Problem requirements |
Look for "lines" in the listing below. Gather each line that contains it.

◇ ◇ ◇ ◇ ◇

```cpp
static void c128_launch_factor(hipStream_t st, double* mats, int64_t mat_stride, int batch, int n64, double* dinv, double* linv,
                               int32_t* info, const FormSrc& first, int R, int64_t& nl) {
  C128Args a;
  a.mats = mats; a.mat_stride = mat_stride; a.n64 = n64; a.linv = linv; a.dinv = dinv; a.info = info;
  static const int flags = getenv("RG_C128_FLAGS") ? atoi(getenv("RG_C128_FLAGS")) : 0;
  if (flags & 1) R = 1;
  a.flags = flags;
  a.Tp = n64 / 128; a.batch = batch; a.R = R; a.fs = first;
  static const bool dbg = getenv("RG_C128_DBG") && atoi(getenv("RG_C128_DBG")) != 0;
  a.dbg = nullptr;
  if (dbg && hipMalloc(&a.dbg, (64 + 2048) * sizeof(unsigned long long)) == hipSuccess) {
    (void)hipMemsetAsync(a.dbg, 0, (64 + 2048) * sizeof(unsigned long long), st);
    (void)hipMemsetAsync(a.dbg + 32, 0xFF, 12 * sizeof(unsigned long long), st);
  }
  for (int j = -1; j <= a.Tp - 2; ++j) {
    a.j = j;
    a.nplain = j < 0 ? 0 : std::max(0, a.Tp - j - 2);
    const unsigned grid = xcd_affine_grid(1, batch, R) + (a.nplain ? xcd_affine_grid(a.nplain, batch, R) : 0u);
    if (j < 0) hipLaunchKernelGGL(k_c128_panel<0>, dim3(grid), dim3(256), 0, st, a);
    else if (j == 0) hipLaunchKernelGGL(k_c128_panel<1>, dim3(grid), dim3(256), 0, st, a);
    else hipLaunchKernelGGL(k_c128_panel<2>, dim3(grid), dim3(256), 0, st, a);
    ++nl;
  }
  if (a.dbg) {
    unsigned long long h[64];
    (void)hipStreamSynchronize(st);
    (void)hipMemcpy(h, a.dbg, sizeof(h), hipMemcpyDeviceToHost);
    (void)hipFree(a.dbg);
    static const char* nm[11] = {"", "X1", "K1", "T1", "X2", "K2", "->sA", "factor11", "L21/M1/D22/save", "factor22", "I21/save"};
    fprintf(stderr, "c128 phases (batch %d, n64 %d): plain items %llu, successor items %llu; workgroup-us:", batch, n64, h[16], h[17]);
    for (int k = 1; k <= 10; ++k) fprintf(stderr, " %s %.0f", nm[k], h[k] / 100.0);
    fprintf(stderr, " | prologue %.0f, workgroup lifetimes %.0f; per launch j = -1 ..:", h[19] / 100.0, h[18] / 100.0);
    for (int k = 0; k < a.Tp && k < 11; ++k) fprintf(stderr, " %.0f", h[20 + k] / 100.0);
    fprintf(stderr, " | inside the tile factorizations: 16x16 steps %.0f, barrier after them %.0f, rows below + trailing update %.0f, inverse blocks %.0f", h[11] / 100.0, h[14] / 100.0, h[12] / 100.0, h[13] / 100.0);
    fprintf(stderr, " | per launch span us (workgroups in flight):");
    for (int k = 0; k < a.Tp && k < 11; ++k) {
      const double span = (double)(h[44 + k] - h[32 + k]) / 100.0;
      fprintf(stderr, " %.0f (%.0f)", span, span > 0 ? h[20 + k] / 100.0 / span : 0.0);
    }
    fprintf(stderr, "; first start to last end of the factorization %.0f us; a CU's latest workgroup end to the next start on it: %.2f us on average over %llu starts\n",
            (double)(h[44 + a.Tp - 1] - h[32]) / 100.0, h[57] ? (double)h[56] / 100.0 / (double)h[57] : 0.0, h[57]);
  }
}
```

regenie_amd/csrc/rg_api.hip:

```cpp
#include <algorithm>
#include <cstdlib>
#include <cstring>
#include <chrono>
#include "rg_internal.h"

namespace {

template <class T>
int dev_alloc(rg_ctx* ctx, T** p, size_t n) {
  if (*p) { hipFree(*p); *p = nullptr; }
  if (n == 0) n = 1;
  RG_HIP(hipMalloc((void**)p, n * sizeof(T)));
  return RG_OK;
}
template <class T>
int dev_upload(rg_ctx* ctx, T** p, const std::vector<T>& v) {
  int rc = dev_alloc(ctx, p, v.size());
  if (rc) return rc;
  if (!v.empty()) RG_HIP(hipMemcpy(*p, v.data(), v.size() * sizeof(T), hipMemcpyHostToDevice));
  return RG_OK;
}

void free_all(rg_ctx* c) {
  void* ptrs[] = {c->d_cidx, c->d_act, c->d_V, c->d_maskp, c->d_Q, c->d_XtY, c->d_lambda, c->d_neff,
// ... 777 lines not shown
    if (chrom_ids[k] < 1 || chrom_ids[k] > nchrom) { ctx->err = "rg_set_loco_output: chromosome id out of range"; return RG_ERR_ARG; }
  ctx->loco_nchrom = nchrom;
  ctx->loco_chrom.assign(chrom_ids, chrom_ids + n_ids);
  return RG_OK;
}

int rg_set_l1_view(rg_ctx* ctx, const void* w_dev, int32_t pheno_begin, int32_t pheno_count) {
  if (!ctx || !ctx->have_problem) return RG_ERR_STATE;
  if (pheno_begin < 0 || pheno_count < 1 || pheno_begin + pheno_count > ctx->P) { ctx->err = "rg_set_l1_view: phenotype range out of bounds"; return RG_ERR_ARG; }
  ctx->v_W = (const double*)w_dev; ctx->v_p0 = pheno_begin; ctx->v_np = pheno_count;
  return RG_OK;
}

int rg_set_collective(rg_ctx* ctx, int32_t world, int32_t rank, rg_allreduce_fn fn, void* user) {
  if (!ctx) return RG_ERR_ARG;
  if (world < 1 || rank < 0 || rank >= world || (world > 1 && !fn)) { ctx->err = "rg_set_collective: bad arguments"; return RG_ERR_ARG; }
  ctx->coll_world = world; ctx->coll_rank = rank; ctx->coll_allreduce = fn; ctx->coll_user = user;
  return RG_OK;
}

int rg_enable_timing(rg_ctx* ctx, int on) {
  if (!ctx) return RG_ERR_ARG;
  ctx->timing = on != 0;
  memset(&ctx->tm, 0, sizeof(ctx->tm));
  return RG_OK;
}
int rg_get_timing(rg_ctx* ctx, rg_timing* out) {
  if (!ctx || !out) return RG_ERR_ARG;
  *out = ctx->tm;
  return RG_OK;
}

int rg_k_gram_i8(void* stream, const uint8_t* A, int64_t lda, int a_miss, const uint8_t* B,
                 int64_t ldb, int b_miss, int32_t m, int32_t n, int64_t k_bytes, int32_t* C, int64_t ldc) {
  if (!A || !B || !C || m < 1 || n < 1 || k_bytes < 16 || (k_bytes & 15) || (lda & 15) || (ldb & 15)) return RG_ERR_ARG;
  rg_launch_gram_generic((hipStream_t)stream, A, lda, a_miss, B, ldb, b_miss, m, n, k_bytes, C, ldc);
  return hipGetLastError() == hipSuccess ? RG_OK : RG_ERR_HIP;
}

int rg_k_gram_fp4(void* stream, const uint8_t* A, int64_t lda, const uint8_t* B, int64_t ldb, int32_t m,
                  int32_t n, int64_t k_bytes, int32_t* C, int64_t ldc) {
  if (!A || !B || !C || m < 1 || n < 1 || k_bytes < 128 || (k_bytes & 127) || (lda & 15) || (ldb & 15)) return RG_ERR_ARG;
  rg_launch_gram_fp4_generic((hipStream_t)stream, A, lda, B, ldb, m, n, k_bytes, C, ldc);
  return hipGetLastError() == hipSuccess ? RG_OK : RG_ERR_HIP;
}

int rg_k_chol_solve(void* stream, double* mats, int64_t mat_stride, int32_t batch, int32_t n_pad,
                    int32_t rhs_pad, int32_t nrhs, double* dinv_ws, int32_t* info) {
  if (!mats || !dinv_ws || !info || batch < 1 || n_pad < 64 || (n_pad & 63) || (rhs_pad & 63) || nrhs > rhs_pad) return RG_ERR_ARG;
  rg_launch_chol_solve((hipStream_t)stream, mats, mat_stride, batch, n_pad, rhs_pad, nrhs, dinv_ws, info, nullptr, -1);
  return hipGetLastError() == hipSuccess ? RG_OK : RG_ERR_HIP;
}

int rg_k_dgemm_nt(void* stream, const double* A, int64_t lda, const double* B, int64_t ldb, int32_t m,
                  int32_t n, int64_t k, double* C, int64_t ldc) {
  if (!A || !B || !C || (m & 63) || (n & 63) || (k & 63) || m < 64 || n < 64 || k < 64) return RG_ERR_ARG;
  rg_launch_dgemm_nt((hipStream_t)stream, A, lda, B, ldb, m, n, k, C, ldc);
  return hipGetLastError() == hipSuccess ? RG_OK : RG_ERR_HIP;
}

int rg_k_xy_i8(void* stream, const uint8_t* pk, int64_t pk_ld, int64_t pk_blk_stride, int32_t nblk, int32_t n128, const int32_t* bs,
               const int32_t* nmiss, int32_t nseg, const int64_t* fold_len, const double* V, int64_t Np, int32_t Cv, int32_t route,
               int32_t* S32, int64_t s32_elems, double* part, int64_t part_elems, int32_t* nchunk_out) {
  if (!pk || !bs || !nmiss || !fold_len || !V || nblk < 1 || n128 < 128 || (n128 % 128) || nseg < 1 || nseg > RG_MAX_SEG ||
      Cv < 1 || (route != 0 && route != 1)) return RG_ERR_ARG;
  for (int f = 0; f < nseg; ++f) if (fold_len[f] < 1) return RG_ERR_ARG;
  const SegLayout seg = rg_seg_of_lengths(fold_len, nseg);
  if (Np != seg.pos_start[nseg - 1] + seg.plen[nseg - 1] || (pk_ld & 15) || pk_ld * 4 < Np ||
      (nblk > 1 && ((pk_blk_stride & 15) || pk_blk_stride < (int64_t)n128 * pk_ld))) return RG_ERR_ARG;
  for (int b = 0; b < nblk; ++b) if (bs[b] < 1 || bs[b] > n128 || nmiss[b] < 0) return RG_ERR_ARG;
  std::vector<int64_t> cpos, clen;
  for (int f = 0; f < nseg; ++f)
    for (int64_t o = 0; o < seg.plen[f]; o += 4096) { cpos.push_back(seg.pos_start[f] + o); clen.push_back(std::min<int64_t>(4096, seg.plen[f] - o)); }
  const int nchunk = route == 0 ? nseg : (int)cpos.size();
  if (nchunk_out) *nchunk_out = nchunk;
  if (!part) return RG_OK;
  if (part_elems < (int64_t)nblk * nchunk * n128 * 2 * Cv) return RG_ERR_ARG;
  if (route == 0 && (!S32 || s32_elems < (int64_t)nblk * 2 * nseg * n128 * 128)) return RG_ERR_ARG;
  hipStream_t st = (hipStream_t)stream;
  int32_t *d_bs = nullptr, *d_nmiss = nullptr;
  int8_t* d_vd = nullptr;
  double* d_vsc = nullptr;
  int64_t *d_cpos = nullptr, *d_clen = nullptr;
  bool ok = hipMalloc(&d_bs, sizeof(int32_t) * nblk) == hipSuccess && hipMalloc(&d_nmiss, sizeof(int32_t) * nblk) == hipSuccess &&
            hipMemcpyAsync(d_bs, bs, sizeof(int32_t) * nblk, hipMemcpyHostToDevice, st) == hipSuccess &&
            hipMemcpyAsync(d_nmiss, nmiss, sizeof(int32_t) * nblk, hipMemcpyHostToDevice, st) == hipSuccess;
  if (ok && route == 0) {
    ok = hipMalloc(&d_vd, (size_t)Cv * 8 * Np) == hipSuccess && hipMalloc(&d_vsc, sizeof(double) * Cv) == hipSuccess;
    if (ok) {
      rg_launch_v_split(st, V, Np, Cv, d_vd, d_vsc);
      rg_launch_xy_i8(st, pk, pk_ld, pk_blk_stride, d_bs, d_nmiss, nblk, n128, seg, d_vd, d_vsc, Np, Cv, S32, part);
    }
  } else if (ok) {
    ok = hipMalloc(&d_cpos, sizeof(int64_t) * nchunk) == hipSuccess && hipMalloc(&d_clen, sizeof(int64_t) * nchunk) == hipSuccess &&
         hipMemcpyAsync(d_cpos, cpos.data(), sizeof(int64_t) * nchunk, hipMemcpyHostToDevice, st) == hipSuccess &&
         hipMemcpyAsync(d_clen, clen.data(), sizeof(int64_t) * nchunk, hipMemcpyHostToDevice, st) == hipSuccess;
    if (ok) rg_launch_geno_xy(st, pk, pk_ld, pk_blk_stride, d_bs, d_nmiss, nblk, n128, V, Np, Cv, d_cpos, d_clen, nchunk, part);
  }
  if (ok) ok = hipGetLastError() == hipSuccess;
  if (hipStreamSynchronize(st) != hipSuccess) ok = false;
  for (void* q : {(void*)d_bs, (void*)d_nmiss, (void*)d_vd, (void*)d_vsc, (void*)d_cpos, (void*)d_clen})
    if (q) hipFree(q);
  return ok ? RG_OK : RG_ERR_HIP;
}

}
// ... 1 lines not shown
```

regenie_amd/engine.py:

```python
from __future__ import annotations

import ctypes as C
import os
from typing import List, Optional, Sequence

import numpy as np

_LIB = None
RG_MEM_HOST, RG_MEM_DEVICE = 0, 1


class RgProblem(C.Structure):
    _fields_ = [
        ("n_samples", C.c_int64), ("n_file", C.c_int64), ("n_pheno", C.c_int32), ("n_cov", C.c_int32),
        ("cv_folds", C.c_int32), ("n_ridge_l0", C.c_int32), ("ref_first", C.c_int32),
        ("reserved0", C.c_int32), ("n_analyzed", C.c_int64), ("cv_sizes", C.c_void_p),
        ("lambda_", C.c_void_p), ("X", C.c_void_p), ("Y", C.c_void_p), ("mask", C.c_void_p),
        ("ind_in_analysis", C.c_void_p), ("ind_ignore", C.c_void_p), ("neff", C.c_void_p),
        ("n_blocks_total", C.c_int32), ("max_block_size", C.c_int32),
    ]


class RgBtOptions(C.Structure):
    _fields_ = [("niter_max_ridge", C.c_int32), ("niter_max_line_search_ridge", C.c_int32),
                ("niter_max_line_search", C.c_int32), ("family", C.c_int32),
                ("l1_ridge_tol", C.c_double), ("tol", C.c_double), ("beta_out", C.c_void_p), ("fold_cumsum_out", C.c_void_p)]


class RgCoxOptions(C.Structure):
    _fields_ = [("niter_max", C.c_int32), ("niter_max_line_search", C.c_int32), ("niter_max_ridge", C.c_int32),
                ("niter_max_line_search_ridge", C.c_int32), ("numtol_cox", C.c_double), ("l1_ridge_tol", C.c_double),
                ("tau", C.c_void_p)]


class RgTiming(C.Structure):
    _fields_ = [(n, C.c_double) for n in ("ms_prep", "ms_xy", "ms_gram", "ms_assemble", "ms_chol",
                                          "ms_solve", "ms_pred", "ms_l1_gram", "ms_l1_chol",
                                          "ms_l1_pred")] + \
               [("n_gram_launches", C.c_int64), ("n_chol_launches", C.c_int64)] + \
               [("ms_wgram", C.c_double), ("ms_irls_solve", C.c_double), ("ms_irls_stream", C.c_double),
                ("n_wgram", C.c_int64), ("n_irls_rounds", C.c_int64), ("wgram_positions", C.c_int64), ("n_wgram_approx_rounds", C.c_int64), ("n_irls_passes", C.c_int64)]

    def as_dict(self):
        return {n: getattr(self, n) for n, _ in self._fields_}


EXPORTS = ["rg_create", "rg_destroy", "rg_last_error", "rg_set_problem", "rg_set_l0_workspace", "rg_w_rows", "rg_w_bytes",
           "rg_set_w_buffer", "rg_set_block_range", "rg_w_device_ptr", "rg_l0_blocks", "rg_l0_blocks_f64", "rg_sync", "rg_l0_get_w",
           "rg_l0_set_w", "rg_l1_qt", "rg_l1_qt_loocv", "rg_l1_bt", "rg_l1_cox", "rg_set_collective", "rg_set_l1_view", "rg_set_loco_output", "rg_enable_timing", "rg_get_timing", "rg_k_gram_i8", "rg_k_gram_fp4",
           "rg_k_chol_solve", "rg_k_dgemm_nt", "rg_k_xy_i8", "rg_k_wgram", "rg_k_mfma_peak",
           "rg_group_create", "rg_group_destroy", "rg_l0_finish", "rg_group_prepare", "rg_group_abort", "rg_l0_batch_blocks", "rg_host_alloc", "rg_host_free", "rg_host_register", "rg_host_unregister",
           "rg_ingest_fence", "rg_stage_alloc", "rg_stage_copy", "rg_stage_free", "rg_stage_fits",
           "rg_pgen_open", "rg_pgen_close", "rg_pgen_last_error", "rg_pgen_info", "rg_pgen_read_bed_rows",
           "rg_pgen_read_hardcalls", "rg_pgen_set_threads", "rg_pgen_read_dosages", "rg_pgen_read_dosage_rows",
           "rg_bgen_open", "rg_bgen_close", "rg_bgen_last_error", "rg_bgen_info", "rg_bgen_sample_id", "rg_bgen_variant",
           "rg_bgen_set_threads", "rg_bgen_read_dosages", "rg_bgen_read_dosages_info", "rg_bgen_block_bytes", "rg_bgen_read_blocks",
           "rg_bgen_compressed_bytes", "rg_bgen_read_compressed", "rg_bgen_dev_create", "rg_bgen_dev_destroy", "rg_bgen_dev_last_error",
           "rg_bgen_dev_set_samples", "rg_bgen_dev_decode", "rg_bgen_dev_fetch",
           "rg_s2_create", "rg_s2_destroy", "rg_s2_last_error", "rg_s2_set_null", "rg_s2_qt_block", "rg_s2_qt_block_packed", "rg_s2_qt_block_int", "rg_s2_set_sparse_rule", "rg_s2_set_columns", "rg_s2_contract_packed", "rg_s2_contract_int", "rg_s2_bt_set_null", "rg_s2_bt_score_packed", "rg_s2_bt_score_int", "rg_s2_bt_correct",
           "rg_s2_last_kernel_ms",
           "rg_ld_create", "rg_ld_destroy", "rg_ld_last_error", "rg_ld_set_basis", "rg_ld_force_columns", "rg_ld_append", "rg_ld_finish",
           "rg_ld_pair_sums", "rg_ld_last_kernel_ms", "rg_ld_last_tiles"]


def lib_path() -> str:
    return os.path.join(os.path.dirname(os.path.abspath(__file__)), "lib", "librg_step1_hip.so")
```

◇ ◇ ◇ ◇ ◇

Finished task |
// ... 777 lines not shown
// ... 1 lines not shown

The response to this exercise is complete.